(Data for this exercise Opens)

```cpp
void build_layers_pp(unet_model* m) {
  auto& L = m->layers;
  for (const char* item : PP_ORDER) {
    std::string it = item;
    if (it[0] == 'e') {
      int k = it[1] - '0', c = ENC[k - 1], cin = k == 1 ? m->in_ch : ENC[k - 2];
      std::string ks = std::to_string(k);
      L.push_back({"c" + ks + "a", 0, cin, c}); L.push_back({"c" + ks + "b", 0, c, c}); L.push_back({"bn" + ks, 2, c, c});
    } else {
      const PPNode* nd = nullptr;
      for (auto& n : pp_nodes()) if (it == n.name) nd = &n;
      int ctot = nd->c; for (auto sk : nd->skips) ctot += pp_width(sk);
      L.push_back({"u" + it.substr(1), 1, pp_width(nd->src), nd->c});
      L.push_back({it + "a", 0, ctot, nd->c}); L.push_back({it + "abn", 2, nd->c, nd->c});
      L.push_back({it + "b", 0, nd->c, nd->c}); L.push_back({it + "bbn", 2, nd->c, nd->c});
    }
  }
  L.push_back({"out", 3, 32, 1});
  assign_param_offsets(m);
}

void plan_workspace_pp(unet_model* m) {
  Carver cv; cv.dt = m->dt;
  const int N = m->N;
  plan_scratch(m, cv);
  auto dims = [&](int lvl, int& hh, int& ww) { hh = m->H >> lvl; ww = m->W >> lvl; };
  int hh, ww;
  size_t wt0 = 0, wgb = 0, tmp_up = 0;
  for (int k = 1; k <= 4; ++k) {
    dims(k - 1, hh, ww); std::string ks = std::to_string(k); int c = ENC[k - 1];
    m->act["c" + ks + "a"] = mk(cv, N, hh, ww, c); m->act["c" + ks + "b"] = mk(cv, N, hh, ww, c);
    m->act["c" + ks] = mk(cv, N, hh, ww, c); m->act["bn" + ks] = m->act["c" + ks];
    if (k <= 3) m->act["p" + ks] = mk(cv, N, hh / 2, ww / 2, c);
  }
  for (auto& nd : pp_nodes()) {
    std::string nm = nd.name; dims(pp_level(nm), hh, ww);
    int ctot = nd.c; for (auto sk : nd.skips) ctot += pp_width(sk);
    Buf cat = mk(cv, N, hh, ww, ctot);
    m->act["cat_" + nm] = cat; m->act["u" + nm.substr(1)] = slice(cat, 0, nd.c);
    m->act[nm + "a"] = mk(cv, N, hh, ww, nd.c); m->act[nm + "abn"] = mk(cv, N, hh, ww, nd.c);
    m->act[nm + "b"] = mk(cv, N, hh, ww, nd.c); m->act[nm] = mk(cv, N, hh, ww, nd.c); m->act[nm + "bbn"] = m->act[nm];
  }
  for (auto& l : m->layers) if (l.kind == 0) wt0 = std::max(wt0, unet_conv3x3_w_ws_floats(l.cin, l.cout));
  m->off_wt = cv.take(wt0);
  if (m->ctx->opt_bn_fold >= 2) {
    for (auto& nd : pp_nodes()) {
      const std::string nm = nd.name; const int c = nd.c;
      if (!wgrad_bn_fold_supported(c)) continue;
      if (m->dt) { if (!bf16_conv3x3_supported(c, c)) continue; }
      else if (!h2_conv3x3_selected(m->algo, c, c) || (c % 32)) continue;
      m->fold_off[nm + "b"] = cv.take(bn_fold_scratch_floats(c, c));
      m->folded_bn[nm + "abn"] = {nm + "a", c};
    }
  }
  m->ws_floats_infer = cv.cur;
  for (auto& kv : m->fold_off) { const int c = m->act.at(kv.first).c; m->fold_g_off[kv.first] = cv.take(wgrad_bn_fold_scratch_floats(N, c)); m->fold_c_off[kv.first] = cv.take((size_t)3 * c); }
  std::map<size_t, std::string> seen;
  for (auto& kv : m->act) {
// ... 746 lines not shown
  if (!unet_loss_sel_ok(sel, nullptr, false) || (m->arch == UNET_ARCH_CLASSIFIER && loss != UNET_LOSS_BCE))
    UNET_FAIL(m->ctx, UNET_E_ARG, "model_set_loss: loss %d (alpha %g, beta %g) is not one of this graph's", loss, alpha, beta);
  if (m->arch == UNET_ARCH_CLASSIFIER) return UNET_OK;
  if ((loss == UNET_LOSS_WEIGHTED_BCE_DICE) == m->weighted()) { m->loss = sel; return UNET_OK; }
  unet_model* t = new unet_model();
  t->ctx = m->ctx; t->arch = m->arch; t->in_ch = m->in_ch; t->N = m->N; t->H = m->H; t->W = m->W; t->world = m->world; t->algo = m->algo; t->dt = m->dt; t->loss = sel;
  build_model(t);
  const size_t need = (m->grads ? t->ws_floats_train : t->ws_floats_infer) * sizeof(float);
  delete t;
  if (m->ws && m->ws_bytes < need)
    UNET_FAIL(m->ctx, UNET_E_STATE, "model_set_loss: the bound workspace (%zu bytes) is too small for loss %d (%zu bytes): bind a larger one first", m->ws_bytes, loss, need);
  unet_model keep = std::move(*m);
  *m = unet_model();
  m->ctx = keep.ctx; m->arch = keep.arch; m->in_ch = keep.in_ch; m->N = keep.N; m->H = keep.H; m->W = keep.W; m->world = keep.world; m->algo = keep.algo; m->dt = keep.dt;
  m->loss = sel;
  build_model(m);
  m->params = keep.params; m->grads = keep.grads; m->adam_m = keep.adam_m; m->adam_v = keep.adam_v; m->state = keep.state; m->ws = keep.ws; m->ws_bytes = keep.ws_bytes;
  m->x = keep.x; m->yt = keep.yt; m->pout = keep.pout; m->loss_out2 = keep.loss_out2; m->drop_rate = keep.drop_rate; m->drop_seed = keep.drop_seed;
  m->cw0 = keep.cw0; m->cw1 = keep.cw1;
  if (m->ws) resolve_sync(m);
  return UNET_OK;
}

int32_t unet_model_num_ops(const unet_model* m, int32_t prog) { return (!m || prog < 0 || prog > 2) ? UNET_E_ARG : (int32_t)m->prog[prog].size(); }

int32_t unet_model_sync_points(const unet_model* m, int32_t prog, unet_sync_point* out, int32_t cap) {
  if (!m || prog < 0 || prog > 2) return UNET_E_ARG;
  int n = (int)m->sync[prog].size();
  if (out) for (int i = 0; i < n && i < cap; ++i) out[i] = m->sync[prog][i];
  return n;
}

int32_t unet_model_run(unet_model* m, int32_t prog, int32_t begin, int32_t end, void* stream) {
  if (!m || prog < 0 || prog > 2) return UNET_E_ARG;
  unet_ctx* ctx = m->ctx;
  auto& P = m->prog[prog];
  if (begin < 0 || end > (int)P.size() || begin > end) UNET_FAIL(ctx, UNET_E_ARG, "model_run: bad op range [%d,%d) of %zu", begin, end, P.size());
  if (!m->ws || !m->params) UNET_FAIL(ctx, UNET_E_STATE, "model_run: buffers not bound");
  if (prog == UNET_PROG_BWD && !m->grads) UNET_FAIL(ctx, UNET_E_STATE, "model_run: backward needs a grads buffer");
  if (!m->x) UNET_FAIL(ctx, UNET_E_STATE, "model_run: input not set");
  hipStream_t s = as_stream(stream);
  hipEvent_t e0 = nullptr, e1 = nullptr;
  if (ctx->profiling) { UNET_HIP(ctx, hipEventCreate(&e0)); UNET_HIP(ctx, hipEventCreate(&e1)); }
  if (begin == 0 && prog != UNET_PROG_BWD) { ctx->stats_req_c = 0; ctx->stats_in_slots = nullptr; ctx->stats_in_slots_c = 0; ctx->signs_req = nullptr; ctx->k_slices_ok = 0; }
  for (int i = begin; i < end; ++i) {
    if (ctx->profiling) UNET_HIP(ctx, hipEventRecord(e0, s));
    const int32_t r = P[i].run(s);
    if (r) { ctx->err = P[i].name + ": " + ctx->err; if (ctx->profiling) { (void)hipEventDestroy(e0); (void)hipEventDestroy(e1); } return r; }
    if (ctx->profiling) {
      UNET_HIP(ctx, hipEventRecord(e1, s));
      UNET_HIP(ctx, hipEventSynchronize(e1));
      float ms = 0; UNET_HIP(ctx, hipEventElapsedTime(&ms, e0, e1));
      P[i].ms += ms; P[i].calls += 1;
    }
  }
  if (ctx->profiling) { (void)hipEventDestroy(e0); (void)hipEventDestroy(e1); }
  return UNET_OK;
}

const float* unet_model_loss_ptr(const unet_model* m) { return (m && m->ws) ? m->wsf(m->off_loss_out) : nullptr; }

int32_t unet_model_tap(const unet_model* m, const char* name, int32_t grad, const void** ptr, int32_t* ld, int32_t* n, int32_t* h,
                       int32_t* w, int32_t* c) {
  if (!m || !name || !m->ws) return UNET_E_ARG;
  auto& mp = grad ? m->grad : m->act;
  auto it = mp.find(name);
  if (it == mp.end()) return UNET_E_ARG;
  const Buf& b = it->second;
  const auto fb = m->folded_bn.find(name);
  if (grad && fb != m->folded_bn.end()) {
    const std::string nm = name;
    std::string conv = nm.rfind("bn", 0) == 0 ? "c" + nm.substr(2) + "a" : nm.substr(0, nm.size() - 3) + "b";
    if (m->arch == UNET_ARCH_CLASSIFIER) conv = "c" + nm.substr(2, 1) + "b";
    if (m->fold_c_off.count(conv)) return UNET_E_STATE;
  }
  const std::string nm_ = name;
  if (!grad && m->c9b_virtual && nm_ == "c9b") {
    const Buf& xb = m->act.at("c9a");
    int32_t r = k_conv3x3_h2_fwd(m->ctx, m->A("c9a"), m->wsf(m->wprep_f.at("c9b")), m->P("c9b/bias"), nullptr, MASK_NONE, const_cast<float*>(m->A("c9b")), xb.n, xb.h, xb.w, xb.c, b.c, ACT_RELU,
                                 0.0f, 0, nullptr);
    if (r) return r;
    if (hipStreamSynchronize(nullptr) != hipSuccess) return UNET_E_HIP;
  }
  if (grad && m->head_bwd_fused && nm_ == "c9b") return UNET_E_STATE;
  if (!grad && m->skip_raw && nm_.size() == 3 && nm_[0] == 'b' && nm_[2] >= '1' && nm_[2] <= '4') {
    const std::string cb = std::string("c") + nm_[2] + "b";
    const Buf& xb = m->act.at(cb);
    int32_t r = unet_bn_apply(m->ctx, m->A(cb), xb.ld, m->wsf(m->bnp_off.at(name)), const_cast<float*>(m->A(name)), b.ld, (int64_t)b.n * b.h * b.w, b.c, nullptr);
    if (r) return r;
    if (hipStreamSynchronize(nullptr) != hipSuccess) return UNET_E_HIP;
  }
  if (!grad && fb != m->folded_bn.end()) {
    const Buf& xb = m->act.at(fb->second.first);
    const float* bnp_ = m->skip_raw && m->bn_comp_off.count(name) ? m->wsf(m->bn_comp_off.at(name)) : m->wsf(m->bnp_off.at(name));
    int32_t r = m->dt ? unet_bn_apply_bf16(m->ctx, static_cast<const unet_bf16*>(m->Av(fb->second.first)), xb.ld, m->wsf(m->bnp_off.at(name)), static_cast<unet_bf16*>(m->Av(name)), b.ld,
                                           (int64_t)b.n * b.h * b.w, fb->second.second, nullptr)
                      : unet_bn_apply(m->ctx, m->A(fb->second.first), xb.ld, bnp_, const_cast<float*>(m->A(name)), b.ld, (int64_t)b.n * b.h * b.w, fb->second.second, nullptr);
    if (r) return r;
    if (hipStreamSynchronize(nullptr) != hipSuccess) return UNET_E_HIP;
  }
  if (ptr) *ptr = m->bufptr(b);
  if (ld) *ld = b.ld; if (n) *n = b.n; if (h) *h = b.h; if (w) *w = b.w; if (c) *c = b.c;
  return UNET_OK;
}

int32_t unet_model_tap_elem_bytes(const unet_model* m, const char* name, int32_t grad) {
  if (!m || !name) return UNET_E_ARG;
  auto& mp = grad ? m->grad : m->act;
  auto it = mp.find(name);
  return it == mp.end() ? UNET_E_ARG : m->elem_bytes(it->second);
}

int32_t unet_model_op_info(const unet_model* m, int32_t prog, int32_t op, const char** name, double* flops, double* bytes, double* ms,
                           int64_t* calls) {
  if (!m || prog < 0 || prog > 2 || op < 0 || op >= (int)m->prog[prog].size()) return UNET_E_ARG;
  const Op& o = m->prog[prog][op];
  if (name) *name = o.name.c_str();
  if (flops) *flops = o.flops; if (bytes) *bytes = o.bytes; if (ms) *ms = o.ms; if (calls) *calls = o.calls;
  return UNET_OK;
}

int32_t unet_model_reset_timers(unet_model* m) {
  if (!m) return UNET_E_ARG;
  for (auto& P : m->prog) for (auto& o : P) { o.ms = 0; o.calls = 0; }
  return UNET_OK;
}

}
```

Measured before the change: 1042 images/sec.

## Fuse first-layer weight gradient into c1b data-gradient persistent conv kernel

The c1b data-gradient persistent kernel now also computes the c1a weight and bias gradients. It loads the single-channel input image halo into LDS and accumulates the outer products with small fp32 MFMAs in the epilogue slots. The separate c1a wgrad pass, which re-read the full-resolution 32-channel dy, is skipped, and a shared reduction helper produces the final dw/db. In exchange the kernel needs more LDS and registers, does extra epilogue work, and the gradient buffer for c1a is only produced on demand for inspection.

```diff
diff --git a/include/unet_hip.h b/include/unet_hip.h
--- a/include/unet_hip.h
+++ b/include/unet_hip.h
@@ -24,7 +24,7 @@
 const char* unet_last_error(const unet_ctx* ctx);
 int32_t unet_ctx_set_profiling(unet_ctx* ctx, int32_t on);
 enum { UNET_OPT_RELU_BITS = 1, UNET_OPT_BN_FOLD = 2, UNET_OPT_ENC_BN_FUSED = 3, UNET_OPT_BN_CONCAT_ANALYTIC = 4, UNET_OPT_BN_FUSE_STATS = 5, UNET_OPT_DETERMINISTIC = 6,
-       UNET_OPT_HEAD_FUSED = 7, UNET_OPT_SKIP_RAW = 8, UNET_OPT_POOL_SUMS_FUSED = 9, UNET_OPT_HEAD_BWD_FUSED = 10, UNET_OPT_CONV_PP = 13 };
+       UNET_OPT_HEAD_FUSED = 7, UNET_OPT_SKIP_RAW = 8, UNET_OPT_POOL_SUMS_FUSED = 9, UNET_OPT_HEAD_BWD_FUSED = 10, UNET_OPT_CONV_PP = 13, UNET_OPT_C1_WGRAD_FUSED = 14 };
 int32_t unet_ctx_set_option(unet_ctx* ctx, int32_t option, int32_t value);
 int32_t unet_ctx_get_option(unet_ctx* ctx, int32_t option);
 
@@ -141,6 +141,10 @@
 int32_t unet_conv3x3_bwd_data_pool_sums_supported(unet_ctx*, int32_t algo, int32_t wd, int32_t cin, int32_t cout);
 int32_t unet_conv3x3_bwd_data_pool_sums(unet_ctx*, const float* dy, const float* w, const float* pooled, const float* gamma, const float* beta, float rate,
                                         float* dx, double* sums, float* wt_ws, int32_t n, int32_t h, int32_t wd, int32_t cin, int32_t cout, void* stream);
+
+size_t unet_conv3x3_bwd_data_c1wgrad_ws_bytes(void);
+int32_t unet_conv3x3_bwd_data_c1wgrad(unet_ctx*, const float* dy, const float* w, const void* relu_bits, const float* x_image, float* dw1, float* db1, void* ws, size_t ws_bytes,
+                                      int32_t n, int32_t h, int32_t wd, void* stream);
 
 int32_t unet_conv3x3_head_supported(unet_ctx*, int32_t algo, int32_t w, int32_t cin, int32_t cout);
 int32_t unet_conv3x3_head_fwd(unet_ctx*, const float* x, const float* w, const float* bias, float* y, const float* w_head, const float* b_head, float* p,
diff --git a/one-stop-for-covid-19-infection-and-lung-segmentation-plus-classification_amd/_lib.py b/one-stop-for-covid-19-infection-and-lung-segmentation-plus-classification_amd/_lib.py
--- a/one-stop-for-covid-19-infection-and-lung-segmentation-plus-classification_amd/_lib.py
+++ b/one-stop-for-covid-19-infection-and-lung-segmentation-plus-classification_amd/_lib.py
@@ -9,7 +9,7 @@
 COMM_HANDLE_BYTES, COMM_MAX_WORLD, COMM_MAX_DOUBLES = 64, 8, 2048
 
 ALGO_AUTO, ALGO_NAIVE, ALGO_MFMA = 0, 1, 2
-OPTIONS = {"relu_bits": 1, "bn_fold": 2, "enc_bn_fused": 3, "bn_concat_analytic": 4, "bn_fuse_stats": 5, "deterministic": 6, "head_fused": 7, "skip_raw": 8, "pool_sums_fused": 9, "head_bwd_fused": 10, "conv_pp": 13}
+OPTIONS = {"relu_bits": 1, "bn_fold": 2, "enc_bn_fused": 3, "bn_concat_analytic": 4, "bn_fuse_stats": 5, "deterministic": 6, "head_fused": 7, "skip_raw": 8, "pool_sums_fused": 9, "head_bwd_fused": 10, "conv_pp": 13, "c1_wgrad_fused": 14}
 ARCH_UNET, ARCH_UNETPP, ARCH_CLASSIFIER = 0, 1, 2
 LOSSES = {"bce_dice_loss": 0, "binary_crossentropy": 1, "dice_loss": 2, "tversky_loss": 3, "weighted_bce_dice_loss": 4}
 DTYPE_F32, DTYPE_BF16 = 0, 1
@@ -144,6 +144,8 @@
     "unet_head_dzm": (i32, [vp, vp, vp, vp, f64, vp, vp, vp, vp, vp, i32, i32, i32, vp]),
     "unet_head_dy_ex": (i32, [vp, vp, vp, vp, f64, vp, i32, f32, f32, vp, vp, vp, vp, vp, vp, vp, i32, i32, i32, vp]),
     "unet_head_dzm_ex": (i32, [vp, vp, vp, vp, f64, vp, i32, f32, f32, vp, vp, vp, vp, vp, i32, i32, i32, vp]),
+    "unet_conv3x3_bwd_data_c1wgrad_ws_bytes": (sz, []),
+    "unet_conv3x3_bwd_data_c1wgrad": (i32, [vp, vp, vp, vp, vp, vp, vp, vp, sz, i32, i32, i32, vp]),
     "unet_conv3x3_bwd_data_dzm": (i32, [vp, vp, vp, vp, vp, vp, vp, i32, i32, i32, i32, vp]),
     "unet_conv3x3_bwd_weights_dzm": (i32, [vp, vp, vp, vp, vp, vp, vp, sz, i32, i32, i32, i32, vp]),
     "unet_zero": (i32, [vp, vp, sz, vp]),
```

(Data for this exercise Closes)

- To do:
What lines above contain the word "first"? Please copy each one.

- Solution to this exercise:
  for (auto& kv : m->fold_off) { const int c = m->act.at(kv.first).c; m->fold_g_off[kv.first] = cv.take(wgrad_bn_fold_scratch_floats(N, c)); m->fold_c_off[kv.first] = cv.take((size_t)3 * c); }
    UNET_FAIL(m->ctx, UNET_E_STATE, "model_set_loss: the bound workspace (%zu bytes) is too small for loss %d (%zu bytes): bind a larger one first", m->ws_bytes, loss, need);
    const Buf& xb = m->act.at(fb->second.first);
    int32_t r = m->dt ? unet_bn_apply_bf16(m->ctx, static_cast<const unet_bf16*>(m->Av(fb->second.first)), xb.ld, m->wsf(m->bnp_off.at(name)), static_cast<unet_bf16*>(m->Av(name)), b.ld,
                      : unet_bn_apply(m->ctx, m->A(fb->second.first), xb.ld, bnp_, const_cast<float*>(m->A(name)), b.ld, (int64_t)b.n * b.h * b.w, fb->second.second, nullptr);
## Fuse first-layer weight gradient into c1b data-gradient persistent conv kernel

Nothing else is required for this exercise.